U.S. defense spending has grown significantly in recent years; crossing $1 trillion total in FY2026 with supplementals. A $1.5T topline would approach historical peaks relative to GDP in the Reagan era but occurs amid high national debt concerns—critics including some budget watchdogs note it could add trillions over time without offsets.

The plan reduces non-defense programs, drawing partisan debate over balancing security with spending on areas like health, infrastructure, or social services. Proponents argue it counters threats from China, Russia, Iran, and others through industrial base expansion, munitions stockpiles, and missile defense. Details on exact allocations are expected around April 21.
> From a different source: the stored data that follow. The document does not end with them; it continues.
def fingerprint_content(tensors) -> torch.Tensor:
    tensors = list(tensors)
    if not tensors:
        raise EmcidHipError("fingerprint_content needs at least one tensor")
    dev = tensors[0].device
    held = []
    for k, t in enumerate(tensors):
        if not t.is_cuda or t.device != dev:
            raise EmcidHipError(f"fingerprint_content: tensor {k} must live in HBM on {dev} (got {t.device}); there is no CPU path")
        t = t.detach()
        nbytes = t.numel() * t.element_size()
        if nbytes == 0:
            raise EmcidHipError(f"fingerprint_content: tensor {k} is empty")
        if nbytes % 16 or t.data_ptr() % 16 or not t.is_contiguous():
            padded = torch.zeros((nbytes + 15) // 16 * 16, dtype=torch.uint8, device=dev)
            padded[:nbytes].view(t.dtype).copy_(t.reshape(-1))
            t = padded
        held.append(t)
    n = len(held)
    out = torch.zeros(n, dtype=torch.int64, device=dev)
    ptrs = (C.c_void_p * n)(*[t.data_ptr() for t in held])
    sizes = (C.c_int64 * n)(*[t.numel() * t.element_size() for t in held])
    _check(load().emcid_fingerprint_content(n, ptrs, sizes, _ptr(out, torch.int64, "out"), _stream(out)), "emcid_fingerprint_content")
    return out


def axpy_(W: torch.Tensor, dW: torch.Tensor):
    assert W.is_contiguous() and dW.is_contiguous() and W.numel() == dW.numel()
    _check(load().emcid_axpy_f32(_ptr(W, torch.float32, "W"), _ptr(dW, torch.float32, "dW"), W.numel(), _stream(W)),
           "emcid_axpy_f32")
    return W


def cholesky(A: torch.Tensor):
    dp = A.shape[0]
    L = torch.zeros_like(A)
    inv = torch.empty(int(load().emcid_inverse_workspace_doubles(dp)), dtype=torch.float64, device=A.device)
    info = torch.zeros(1, dtype=torch.int32, device=A.device)
    _check(load().emcid_cholesky_f64(_ptr(A, torch.float64), _ptr(L), dp, A.stride(0), _ptr(inv), _ptr(info), _stream(A)),
           "emcid_cholesky_f64")
    return L, inv, info


def cholesky_solve_(L, inv, Bt):
    Y = torch.empty_like(Bt)
    _check(load().emcid_cholesky_solve_f64(_ptr(L, torch.float64), L.shape[0], L.stride(0), _ptr(inv), _ptr(Bt), _ptr(Y),
                                           Bt.shape[0], Bt.stride(0), _stream(Bt)), "emcid_cholesky_solve_f64")
    return Bt


def delta_w_(Rt, Xt, W0, W):
    N, h = Rt.shape
    d = Xt.shape[1]
    assert Xt.shape[0] == N and W.shape == (h, d) and W0.shape == (h, d)
    for t, nm in ((Rt, "Rt"), (Xt, "Xt"), (W0, "W0"), (W, "W")):
        assert t.is_contiguous(), nm
    if h % 2 or d % 2:
        raise EmcidHipError("delta_w_: h and d must be even (16-byte aligned f64 rows)")
    _check(load().emcid_delta_w_f64(_ptr(Rt, torch.float64, "Rt"), h, _ptr(Xt, torch.float64, "Xt"), d, N, h, d,
                                    _ptr(W0, torch.float32, "W0"), _ptr(W, torch.float32, "W"), d, None, None, _stream(W)),
           "emcid_delta_w_f64")
    return W


def profile_enable(classes=()):
    mask = 0
    for c in classes:
        mask |= 1 << PROF_CLASSES.index(c)
    _check(load().emcid_profile_enable(mask), "emcid_profile_enable")


def profile_collect():
    n = len(PROF_CLASSES)
    ms = (C.c_double * n)()
    cnt = (C.c_int64 * n)()
    _check(load().emcid_profile_collect(ms, cnt, n), "emcid_profile_collect")
    return {PROF_CLASSES[i]: (ms[i], int(cnt[i])) for i in range(n) if cnt[i]}


def attention(q, k, v, mask=None, causal=False, scale=None):
    B, H, S, D = q.shape
    for t in (q, k, v):
        if t.stride(3) != 1 or t.stride() != q.stride() or t.shape != q.shape:
            raise EmcidHipError("attention: q/k/v must share shape/strides with unit stride over head_dim")
    out = torch.empty(B, S, H, D, dtype=torch.float32, device=q.device)
    kind, mptr, mb, mi = 0, None, 0, 0
    if mask is not None:
        if mask.dim() != 4 or mask.shape[1] != 1 or mask.shape[2] != S or mask.shape[3] != S or mask.stride(3) != 1:
            mask = mask.expand(-1, 1, S, S).contiguous() if mask.dim() == 4 and mask.shape[1] == 1 else None
            if mask is None:
                raise EmcidHipError("attention: mask must be (B|1, 1, S, S)")
        if mask.dtype == torch.bool:
            kind, mptr = 1, _ptr(mask)
        elif mask.dtype == torch.float32:
            kind, mptr = 2, _ptr(mask)
        else:
            raise EmcidHipError(f"attention: mask dtype {mask.dtype} not supported")
        mb = mask.stride(0) if mask.shape[0] > 1 else 0
        mi = mask.stride(2)
    scale = float(D ** -0.5 if scale is None else scale)
    _check(load().emcid_attention_f32(_ptr(q, torch.float32, "q"), _ptr(k, torch.float32, "k"), _ptr(v, torch.float32, "v"),
                                      q.stride(0), q.stride(1), q.stride(2), mptr, kind, mb, mi, int(bool(causal)), scale,
                                      B, H, S, D, _ptr(out), _stream(q)), "emcid_attention_f32")
    return out


def quick_gelu(x: torch.Tensor) -> torch.Tensor:
    x = x.contiguous()
    y = torch.empty_like(x)
    _check(load().emcid_quick_gelu_f32(_ptr(x, torch.float32, "x"), _ptr(y), x.numel(), _stream(x)), "emcid_quick_gelu_f32")
    return y


ACT_NONE, ACT_QUICK_GELU, ACT_GELU_ERF = 0, 1, 2
LINEAR_FLOPS = {"count": False, "flops": 0.0, "launches": 0}


def linear_supported(x: torch.Tensor, w: torch.Tensor) -> bool:
    return (x.is_cuda and w.is_cuda and x.dtype == torch.float32 and w.dtype == torch.float32 and x.dim() == 2 and w.dim() == 2
            and x.shape[1] == w.shape[1] and x.shape[1] % 16 == 0 and x.stride(1) == 1 and w.stride(1) == 1
            and x.stride(0) % 4 == 0 and w.stride(0) % 4 == 0 and x.data_ptr() % 16 == 0 and w.data_ptr() % 16 == 0
            and x.shape[0] > 0)


_LINEAR_WS = {}


def linear_split_cfg(parts: int, prefetch: int = 2) -> int:
    return 64 + 1 + 4 * (prefetch - 1) + (int(parts) << 7)


def _linear_workspace(dev: torch.device) -> torch.Tensor:
    key = (dev.index if dev.index is not None else torch.cuda.current_device(), torch.cuda.current_stream(dev).cuda_stream)
    ws = _LINEAR_WS.get(key)
    if ws is None:
        if len(_LINEAR_WS) >= 8:
            _LINEAR_WS.clear()
        ws = _LINEAR_WS[key] = torch.zeros(int(load().emcid_linear_workspace_bytes()), dtype=torch.uint8, device=dev)
    return ws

Congress must approve and often modifies them. The Iran situation remains fluid, with risks of further escalation affecting energy markets, regional stability, and U.S. forces.This reflects Trump’s long-stated peace through strength approach: massive military investment paired with willingness to use force against adversaries.

Outcomes will depend on congressional negotiations and diplomatic and military developments. The system prioritizes defending the U.S. homeland, critical infrastructure, and potentially allies, shifting from regional and theater defense toward broader strategic protection.

Costs have been a major point of debate and have risen since announcement: Trump initial: ~$175 billion total, with full operation targeted before the end of the term around 2028–2029. Expanded to $185 billion for the objective architecture extending into the 2030s, partly to accelerate space-based capabilities. Top contractors include Lockheed Martin, RTX, and Northrop Grumman.

The Congressional Budget Office (CBO) projected over $500 billion for limited space-based interceptor elements alone. Some analyses suggest $3.6 trillion over 20 years when including operations, maintenance, replenishment, and scaling to counter peer threats. Historical missile defense programs have often exceeded initial projections.